# First hours with CamemBERT
This post is an introduction to working with CamemBERT via huggingface quickstart guides in order to do tokenisation and masked word prediction.
You can find the huggingface quickstart guide here:
## Tokenisation
It took us a few minutes to understand how to transpose BERT quickstart guide to CamemBERT and a deep dive into the documentation.
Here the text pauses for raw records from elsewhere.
# kjyv/FloBaRoID

Measured on AMD Instinct MI355X. Metric: regressor samples/s (fused regressor->Gram pass) + TSQR TFLOP/s, WALK-MAN 31-DOF float-base, higher is better.
Workload: dtype f64

## Files before the change

### flobaroid_amd/csrc/fbr_gram64.h

```cpp
#pragma once
#define FBR_G64_SWZ(c) (2 * ((c) & 15))
#include <algorithm>
#include <type_traits>
#include <utility>

#include "fbr_kinid.h"

struct FbrGram64Tile {
    int col[FBR_TILE];
    std::vector<int> path;
    int friction = 0;
    int lo = 0, hi = 0;
};

struct FbrGram64 {
    int NT = 0;
    int NF = 0;
    int nlev = 0, fb = 0, flev = 0, ntr = 0, maxact = 0, npw = 0, wpb = 8;
    long blk_doubles = 0;
    std::vector<int> trow;
    std::vector<int> slab;
    int nstage = 0, base_stages = 0;
    std::vector<int> stage_lev;
    std::vector<int> lev_begin;
// ... 661 lines not shown
        put(a, b, l[0], l[1], h[0], h[1]);
    }
    __device__ __forceinline__ double get8(double a) const { return dpp<0x128>(a); }
    __device__ __forceinline__ double get7(double a) const { return dpp<0x141>(a); }
    __device__ __forceinline__ double get2(double a) const { return dpp<0x4E>(a); }
    __device__ __forceinline__ double get1(double a) const { return dpp<0xB1>(a); }
    __device__ __forceinline__ double live0(bool live, double a) const { return live ? a : 0.0; }
    __device__ __forceinline__ double bit8(double a, double b) const { return (lane & 8) ? b : a; }
    __device__ __forceinline__ double zero() const { return 0.0; }
};

struct DevGram64 {
    int NT, nlev, maxact, npieces, nstage;
    long blk_doubles;
    const int *slab, *lev_begin, *pieces, *wmeta, *stage_lev;
    const int *runs;
};

template <int MAXD, bool HASW, int KR = 1>
__global__ __launch_bounds__(64 * FBR_KINWRITE_PARTS, MAXD <= 10 ? 2 : 1) void fbr_kinimg_kernel(DevModel m, DevKinId p, DevKinWrite wr, long S, long blk_doubles,
                                                                              const double *__restrict__ q, const double *__restrict__ dq,
                                                                              const double *__restrict__ ddq, const double *__restrict__ bv,
                                                                              const double *__restrict__ ba, const double *__restrict__ rpy,
                                                                              const double *__restrict__ rhs, const double *__restrict__ wts,
                                                                              double *__restrict__ scratch, double *__restrict__ mom,
                                                                              const double *__restrict__ sign)
{
    extern __shared__ __attribute__((aligned(16))) double smem[];
    const int lane = threadIdx.x & 63, part = __builtin_amdgcn_readfirstlane(threadIdx.x >> 6), nth = blockDim.x, tid = threadIdx.x;
    const int n = m.n, ldn = p.ldn, ldw = m.rows | 1, rows = m.rows;
    double *sq = smem, *sdq = sq + 64 * ldn, *sddq = sdq + 64 * ldn, *sw = sddq + 64 * ldn;
    double *st = sw + (HASW ? 64 * ldw : 0);
    double *scr = scratch + ((long)blockIdx.x * wr.nparts + part) * p.nslots * FBR_LINK_REC * 64 + lane;
    double *mo = mom ? mom + (long)blockIdx.x * (KR * wr.cols + KR * (KR + 1) / 2) : nullptr;
    const bool domom = KR > 1 || wr.k != 0;
    const FbrMomLanesDev mx{lane};
    const long Sg = wr.group_samples > 0 ? wr.group_samples : S, bpg = (Sg + 63) >> 6;
    const long nblk = (S / Sg) * bpg;
    const fbr_clong_ptr cdst = (fbr_clong_ptr)(unsigned long)wr.dst;
    const __attribute__((address_space(1))) int *glcol = (const __attribute__((address_space(1))) int *)(unsigned long)wr.lanecol + (long)part * m.L * 64 + lane;
    for (long blk = blockIdx.x; blk < nblk; blk += gridDim.x) {
        const long grp = blk / bpg, lb = blk - grp * bpg;
        const long base = grp * Sg + (lb << 6);
        const int valid = (int)min(64L, Sg - (lb << 6));
        __syncthreads();
        {
            const long off = base * n;
            const int cnt = valid * n;
            int sr = tid / n, dc = tid - sr * n;
            const int ds = nth / n, dd = nth - ds * n;
            for (int i = tid; i < cnt; i += nth) {
                const double a = q[off + i], b = dq[off + i], c = ddq[off + i];
                sq[sr * ldn + dc] = a;
                sdq[sr * ldn + dc] = b;
                sddq[sr * ldn + dc] = c;
                sr += ds;
                dc += dd;
                if (dc >= n) {
                    dc -= n;
                    sr++;
                }
            }
            if (HASW || wr.k) {
                const int cw = valid * rows;
                int wr_ = tid / rows, wc = tid - wr_ * rows;
                const int es = nth / rows, ed = nth - es * rows;
                for (int i = tid; i < cw; i += nth) {
                    const double wv = HASW ? wts[base * rows + i] : 1.0;
                    if (HASW) sw[wr_ * ldw + wc] = wv;
                    if constexpr (KR == 1) {
                        if (wr.k) st[wr_ * ldw + wc] = wv * wv * rhs[base * rows + i];
                    } else {
#pragma unroll
                        for (int r = 0; r < KR; r++) st[r * 64 * ldw + wr_ * ldw + wc] = wv * wv * rhs[(base * rows + i) * KR + r];
                    }
                    wr_ += es;
                    wc += ed;
                    if (wc >= rows) {
                        wc -= rows;
                        wr_++;
                    }
                }
            }
        }
        __syncthreads();
        const int ls = min(lane, valid - 1);
        const long s = base + ls;
        const bool live = lane < valid;
        const double *mysq = sq + ls * ldn, *mysdq = sdq + ls * ldn, *mysddq = sddq + ls * ldn, *myw = sw + ls * ldw, *myt = st + ls * ldw;
        const long slot_off = blk * blk_doubles + (long)(lane >> 5) * 512;
        const int s31 = lane & 31;
        auto state = [&](int d, double &a, double &b, double &c) {
            a = mysq[d];
            b = mysdq[d];
            c = mysddq[d];
        };
        auto basest = [&](double *v6, double *a6, double *e3) {
            for (int i = 0; i < 6; i++) {
                v6[i] = bv[s * 6 + i];
                a6[i] = ba[s * 6 + i];
            }
            for (int i = 0; i < 3; i++) e3[i] = rpy[s * 3 + i];
        };
        auto save = [&](int b, int i, double v) { scr[(b * FBR_LINK_REC + i) * 64] = v; };
        auto load = [&](int b, int i) { return scr[(b * FBR_LINK_REC + i) * 64]; };
        auto consts = [&](int l, double *rR, double *rp, double *ax) {
            const fbr_cdouble_ptr cR = (fbr_cdouble_ptr)(unsigned long)m.restR, cp = (fbr_cdouble_ptr)(unsigned long)m.restp,
                                  ca = (fbr_cdouble_ptr)(unsigned long)m.axis;
            for (int i = 0; i < 9; i++) rR[i] = cR[9 * l + i];
            for (int i = 0; i < 3; i++) {
                rp[i] = cp[3 * l + i];
                ax[i] = ca[3 * l + i];
            }
        };
        const unsigned vlane = (unsigned)(((unsigned long)slot_off + (unsigned long)s31) << 3);
        auto link = [&](int l, int depth, const double *rec, const double (*Sst)[6], const int *lvd, double *F) {
            (void)F;
            if (wr.base_only) depth = 0;
            if (wr.none && ((fbr_cint_ptr)(unsigned long)wr.none)[(long)part * m.L + l]) return;
            int mycol = -1;
            if (domom) mycol = glcol[l * 64];
            __builtin_amdgcn_s_waitcnt(0x0F70);
            double macc = 0.0;
            auto mom_sum = [&](auto g0c, auto ngc, auto p0c, auto nqc, const double *v, int r) {
                constexpr int G0 = decltype(g0c)::value, NG = decltype(ngc)::value, P0 = decltype(p0c)::value, NQ = decltype(nqc)::value;
                double u[NG];
#pragma unroll
                for (int i = 0; i < NG; i++) u[i] = (G0 + i >= P0 && G0 + i < P0 + NQ) ? v[G0 + i - P0] : 0.0;
                const double sum = fbr_mom_lanes_sum<NG>(u, live, mx);
                if (G0 == 0 ? (lane & 15) == 6 * r : (lane & 7) == 1 + 6 * r) macc += sum;
            };
            long d10[10], dF[4];
#pragma unroll
            for (int pp = 0; pp < 10; pp++) d10[pp] = cdst[((long)part * m.L + l) * FBR_G64_WORDS + pp];
#pragma unroll
            for (int pp = 0; pp < 4; pp++) dF[pp] = cdst[((long)part * m.L + l) * FBR_G64_WORDS + 10 + pp];
            auto ft_of = [&](int ro, double *F) {
#pragma unroll
                for (int i = 0; i < 6; i++)
                    if (i < m.fb) F[i] = myt[ro + i];
#pragma unroll
                for (int j = 0; j < MAXD; j++)
                    if (j < depth) {
                        const double tj = myt[ro + m.fb + lvd[j]];
#pragma unroll
                        for (int i = 0; i < 6; i++) F[i] += Sst[j][i] * tj;
                    }
            };
            double Ft[6] = {0.0, 0.0, 0.0, 0.0, 0.0, 0.0};
            if constexpr (KR == 1) {
                if (wr.k) {
#pragma unroll
                    for (int i = 0; i < 6; i++)
                        if (i < m.fb) Ft[i] = myt[i];
#pragma unroll
                    for (int j = 0; j < MAXD; j++)
                        if (j < depth) {
                            const double tj = myt[m.fb + lvd[j]];
#pragma unroll
                            for (int i = 0; i < 6; i++) Ft[i] += Sst[j][i] * tj;
                        }
                }
            }
            auto ft_group = [&](int r, double *F) {
                int ro = r * 64 * ldw;
                asm volatile("" : "+v"(ro));
#pragma unroll
                for (int i = 0; i < 6; i++) F[i] = 0.0;
                ft_of(ro, F);
// ... 72 lines not shown
                if (!domom || any == 0) return;
                double v[NQ];
                if constexpr (KR == 1) {
#pragma unroll
                    for (int qq = 0; qq < NQ; qq++) v[qq] = Ft[3] * nB[qq][0] + Ft[4] * nB[qq][1] + Ft[5] * nB[qq][2];
                    mom_sum(integral_constant<int, 4>{}, integral_constant<int, 6>{}, integral_constant<int, 4 + Q0>{}, nqc, v, 0);
                } else {
#pragma unroll
                    for (int r = 0; r < KR; r++) {
                        double F[6];
                        ft_group(r, F);
#pragma unroll
                        for (int qq = 0; qq < NQ; qq++) v[qq] = F[3] * nB[qq][0] + F[4] * nB[qq][1] + F[5] * nB[qq][2];
                        mom_sum(integral_constant<int, 4>{}, integral_constant<int, 6>{}, integral_constant<int, 4 + Q0>{}, nqc, v, r);
                    }
                }
            };
            if constexpr (MAXD > 8 && MAXD <= 10) {
                full_group(integral_constant<int, 0>{}, integral_constant<int, 2>{});
                full_group(integral_constant<int, 2>{}, integral_constant<int, 2>{});
                moment_group(integral_constant<int, 0>{}, integral_constant<int, 3>{});
                moment_group(integral_constant<int, 3>{}, integral_constant<int, 3>{});
            } else {
                full_group(integral_constant<int, 0>{}, integral_constant<int, 4>{});
                moment_group(integral_constant<int, 0>{}, integral_constant<int, 6>{});
            }
            const int nfr = wr.cols > wr.ninert ? (wr.cols - wr.ninert) / n : 0;
            const int dj = nfr ? m.dof[l] : -1;
            if (dj >= 0 && depth > 0) {
                const fbr_cint_ptr cfr = (fbr_cint_ptr)(unsigned long)(wr.lcol10 + (long)wr.nparts * 10 * m.L + ((long)part * m.L + l) * FBR_G64_FRIC);
#pragma unroll
                for (int pf = 0; pf < FBR_G64_FRIC; pf++)
                    if (pf < nfr) {
                        const long dfw = cdst[((long)part * m.L + l) * FBR_G64_WORDS + 14 + pf];
                        if (dfw == 0) continue;
                        const int c = cfr[pf];
                        const double fv = fbr_friction_value(m.coldesc[c].z, mysdq[dj], sign ? sign[s * n + dj] : 0.0, m.stribeck);
                        store(dfw, m.fb + depth - 1, HASW ? fv * myw[m.fb + dj] : fv);
                        if (!domom) continue;
#pragma unroll
                        for (int r = 0; r < KR; r++) {
                            const double v = fv * myt[r * 64 * ldw + m.fb + dj], sum = fbr_mom_lanes_sum<1>(&v, live, mx);
                            if (lane == fbr_gram64_mom_fric_lane(pf, r)) macc = sum;
                        }
                    }
            }
            if (domom && mycol >= 0 && (KR > 1 || mycol < (1 << FBR_G64_LANECOL_RHS)))
                unsafeAtomicAdd(mo + (mycol >> FBR_G64_LANECOL_RHS) * wr.cols + (mycol & ((1 << FBR_G64_LANECOL_RHS) - 1)), macc);
        };
        auto emit = [&](int, double) {};
        {
            fbr_kinid_lane<MAXD, false>(wr.part_nsteps[part], p.maxlvl, p.steps + wr.part_step0[part] * FBR_KINID_STEP, p.endflush, m.floating, m.g, m.fb,
                                        state, basest, save, load, link, emit, consts);
            if constexpr (KR == 1) {
                if (wr.k && part == wr.nparts - 1) {
                    double tt = 0.0;
                    for (int r = 0; r < rows; r++) {
                        const double wv = HASW ? myw[r] : 1.0, tv = rhs[s * rows + r] * wv;
                        tt += tv * tv;
                    }
                    const double sum = fbr_mom_lanes_sum<1>(&tt, live, mx);
                    if (lane == 0) unsafeAtomicAdd(mo + wr.cols, sum);
                }
            } else if (part == wr.nparts - 1) {
                double tt[KR * (KR + 1) / 2];
#pragma unroll
                for (int e = 0; e < KR * (KR + 1) / 2; e++) tt[e] = 0.0;
// ... 266 lines not shown
```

the first things to change are the imports
import torch
from transformers import CamembertConfig, CamembertForTokenClassification, CamembertTokenizer,CamembertForMaskedLM
# OPTIONAL: if you want to have more information on what's happening under the hood, activate the logger as follows
import logging
And also change the pre-trained model
# Load pre-trained model tokenizer (vocabulary)
tokenizer = CamembertTokenizer.from_pretrained('camembert-base')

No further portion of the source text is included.